About the Author: Arthur Vidro is a freelance mystery editor. He edited (and wrote the introduction for) "Dr. Poggioli: Criminologist" (Crippen & Landru, 2004). His short mysteries have sold to Ellery Queen's Mystery Magazine and to Women's World. His non-fiction has appeared in Mystery Scene Magazine. He self-publishes "Old-Time Detection," a thrice yearly journal that explores mystery fiction of the past. He has served as an Edgars judge three times. Oh, yeah, he once worked as a court stenographer.


Excerpt

I am the invisible trial participant.

Sit in the corner, mouth shut and ears open. That’s my job.

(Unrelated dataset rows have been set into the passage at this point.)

static int pitch_plan(const PitchCall& c, const double* h, const PitchOutputs& o1, const PitchOutputs& o2,
                      double voicing_thr2, PitchPlan* plan) {
    PitchPlan& pl = *plan;
    PitchParams& P = pl.P;
    const int n_clips = c.n_clips, max_frames = c.max_frames;
    RSAF_CHECK_ARG(n_clips >= 0 && n_clips <= 65535 && max_frames >= 0, "bad clip/frame count");
    if (n_clips == 0) return RSAF_OK;
    RSAF_CHECK_ARG(c.wav && c.ci && c.gpeak && h && o1.complete(), "NULL pointer");
    const bool dual = pl.dual = voicing_thr2 >= 0.0;
    RSAF_CHECK_ARG(!dual || o2.complete(), "NULL pointer (second threshold outputs)");
    P.dt = h[PS_DT]; P.min_pitch = h[PS_MIN_PITCH]; P.ceiling = h[PS_CEILING]; P.voicing_thr = h[PS_VOICING_THR];
    P.octave_cost = h[PS_OCTAVE_COST];
    pl.silence_thr = h[PS_SILENCE_THR]; pl.octave_jump = h[PS_OCTAVE_JUMP]; pl.vuv = h[PS_VUV];
    P.nsamp_window = (int)h[PS_NSAMP_WINDOW]; P.nsamp_period = (int)h[PS_NSAMP_PERIOD];
    P.min_lag = (int)h[PS_MIN_LAG]; P.max_lag = (int)h[PS_MAX_LAG]; P.brent_ixmax = (int)h[PS_BRENT_IXMAX];
    P.max_cand = (int)h[PS_MAX_CAND]; P.refine_depth = (int)h[PS_REFINE_DEPTH]; P.is_cc = (int)h[PS_IS_CC];
    P.dt_window = h[PS_DT_WINDOW];
    const int table_mode = (int)h[PS_TABLE_MODE];
    P.cheb_clipped = table_mode == 1 ? 1 : 0;
    P.voicing_thr2 = dual ? voicing_thr2 : -1.0;
    { const char* e = getenv("RSAF_PITCH_STOP"); P.debug_stop = e ? atoi(e) : 0; }
    P.half_window = P.nsamp_window / 2;
    P.half_period = P.nsamp_period / 2 + 1;
    RSAF_CHECK_ARG(P.max_cand >= 2 && P.max_cand <= MAXC - 1, "max_candidates must be in [2, 15]");
    RSAF_CHECK_ARG(P.nsamp_window >= 4 && P.brent_ixmax >= 2 && P.max_lag >= 2, "window too short");
    RSAF_CHECK_ARG(P.is_cc || (c.window && c.window_r), "AC needs the window tables");
    RSAF_CHECK_ARG((P.is_cc ? P.max_lag : P.brent_ixmax) <= 1023, "more than 1023 lags (pitch floor below ~16 Hz) is not supported");
    P.nfft = 1;
    while ((double)P.nfft < (double)P.nsamp_window * 1.5) P.nfft *= 2;
    if (P.nfft < 16) P.nfft = 16;
    RSAF_CHECK_ARG(P.is_cc || P.nsamp_window + P.brent_ixmax <= P.nfft, "brent_ixmax must not exceed half the analysis window");
    const int seg_len = pl.seg_len = P.is_cc ? P.nsamp_window + P.max_lag + 1 : P.nsamp_window;
    const int Lr = pl.Lr = pitch_row_lags(h);
    pl.rstride = Lr + 2;
    int ncc = 64;
    while (ncc < seg_len) ncc *= 2;
    RSAF_CHECK_ARG(!P.is_cc || ncc <= 4096, "cross-correlation window + lag range longer than 4 095 samples is not supported");
    RSAF_CHECK_ARG(P.is_cc || P.nfft <= 4096, "autocorrelation window longer than 2 730 samples is not supported");
    pl.lds_corr = P.is_cc ? CcLds(ncc, Lr).bytes() : 0;
    pl.defer = getenv("RSAF_PITCH_INKERNEL") == nullptr;
    pl.grouped = pl.defer && table_mode == 2 && !dual && P.is_cc && c.sinc_cheb != nullptr;
    int r_lo_h, r_hi_h;
    pitch_r_range(P.brent_ixmax, Lr, P.min_lag, P.max_lag, pl.grouped ? 30 : P.refine_depth, &r_lo_h, &r_hi_h);
    pl.lds_cand = CandLds(r_lo_h, r_hi_h).bytes();
    RSAF_CHECK_ARG(pl.lds_corr <= 150 * 1024 && pl.lds_cand <= 150 * 1024, "analysis window too long for LDS");
    const int64_t row_bytes_per_clip = (int64_t)max_frames * PitchWs::bytes_per_frame(pl.rstride);
    RSAF_CHECK_ARG(max_frames == 0 || (c.workspace && c.workspace_bytes >= row_bytes_per_clip),
                   "workspace too small (rsaf_mshds_pitch_workspace_bytes)");
    int group = max_frames == 0 ? n_clips : (int)std::min<int64_t>(n_clips, c.workspace_bytes / std::max<int64_t>(row_bytes_per_clip, 1));
    if (max_frames > 0) group = (int)std::min<int64_t>(group, ((int64_t)1 << 26) / max_frames > 0 ? ((int64_t)1 << 26) / max_frames : 1);
    pl.group = group;
    RSAF_CHECK_ARG(table_mode != 2 || (!dual && P.is_cc), "per-cell tables serve single-threshold cross-correlation analyses only");
    pl.log2m = 0;
    while ((2 << pl.log2m) < P.nfft) ++pl.log2m;
    pl.log2n = 0;
    while ((1 << pl.log2n) < ncc) ++pl.log2n;
    int wave_r = 0;
    if (!P.is_cc) wave_r = pl.log2m <= 9 ? 8 : 1 << (pl.log2m - 6);
    else if (pl.log2n <= 11) wave_r = pl.log2n <= 10 ? 16 : 32;
    if (wave_r && !P.is_cc) P.nfft = 128 * wave_r;
    if (wave_r && P.is_cc) ncc = 64 * wave_r;
    pl.wave_r = wave_r;
    pl.ncc = ncc;
    pl.cheb = table_mode == 2 ? nullptr : c.sinc_cheb;
    const int cell_lag_lo = P.min_lag > 2 ? P.min_lag : 2;
    const int cell_lag_hi = std::min(P.max_lag - 1, P.brent_ixmax - 1);
    const bool unclipped = P.brent_ixmax + cell_lag_lo - 1 >= P.refine_depth && cell_lag_hi + 2 + P.refine_depth <= P.brent_ixmax;
    P.cheb_all_full = unclipped ? 1 : 0;
    if (pl.cheb == nullptr) P.cheb_clipped = 0;
    if (!unclipped && !P.cheb_clipped) pl.cheb = nullptr;
    pl.cell_b_lo = P.brent_ixmax + cell_lag_lo - 1;
    pl.cell_n_b = cell_lag_hi - cell_lag_lo + 2;
    pl.cell_ntap_pad = (Lr + 1 + 3) & ~3;
    pl.lds_cell = CellLds(pl.cell_ntap_pad).bytes();
    if (pl.grouped) {
        RSAF_CHECK_ARG(pl.cell_n_b >= 1 && pl.lds_cell <= 150 * 1024, "per-cell tables: lag range too long for LDS");
        if (max_frames > 0 && P.debug_stop == 0)
            RSAF_CHECK_ARG(cell_workgroups(pl, (int64_t)group * max_frames, nullptr) <= 0x7fffffffLL,
                           "per-cell tables: too many workgroups");
    }
    const double Mfft = 0.5 * (double)P.nfft;
    const double ac_flops = 2.0 * 5.0 * Mfft * log2(Mfft) + 30.0 * Mfft;
    const double cc_flops = 5.0 * ncc * log2((double)ncc) + 2.5 * ncc * log2(0.5 * ncc) + 40.0 * 0.5 * ncc + 4.0 * seg_len;
    const double ac_lds = 160.0 * Mfft;
    const double cc_lds = wave_r ? 120.0 * ncc + 16.0 * Lr
                                 : 16.0 * ncc * (ceil(log2((double)ncc) / 2.0) + 2.0) * 2.0 + 16.0 * 0.5 * ncc * (ceil(log2(0.5 * ncc) / 2.0) + 1.0) * 2.0;
    pl.corr_flops = P.is_cc ? cc_flops : ac_flops;
    pl.corr_lds = P.is_cc ? cc_lds : ac_lds;
    return RSAF_OK;
}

“Ladies and gentlemen of the jury, have you reached a verdict?”

“We have.”

I raise my head and hold my breath—along with everyone else in the courtroom.

“How do you find the defendant?”

The verdict. Will my crime be punishable?

I didn’t want to work on this trial. But when my name—Ms. Meredith Monterd—was called, what could I say to get out of it? “Select someone else; I have a conflict because I committed the crime”? Far safer not to admit I knew the parties involved. So I kept my mouth shut and persevered.

But I knew what had really happened. It started almost twenty years ago, when I was a young red-headed widow with a small child and the determination to make do. Found myself a semi-decent job and thought I was on my way. All I lacked was a man. So I went to church and prayed for one.

In church that day was the most gorgeous, charming man imaginable. Woody Scotlock was 6’3, trim but muscular, with movie-star looks and the gait of a stud. It was exciting just to watch him walk. He was one of the most successful businessmen in our small town. He owned two laundromats, plus an old-age home. Educated, too. Still in his thirties and determined one day to run for mayor of Lanobby.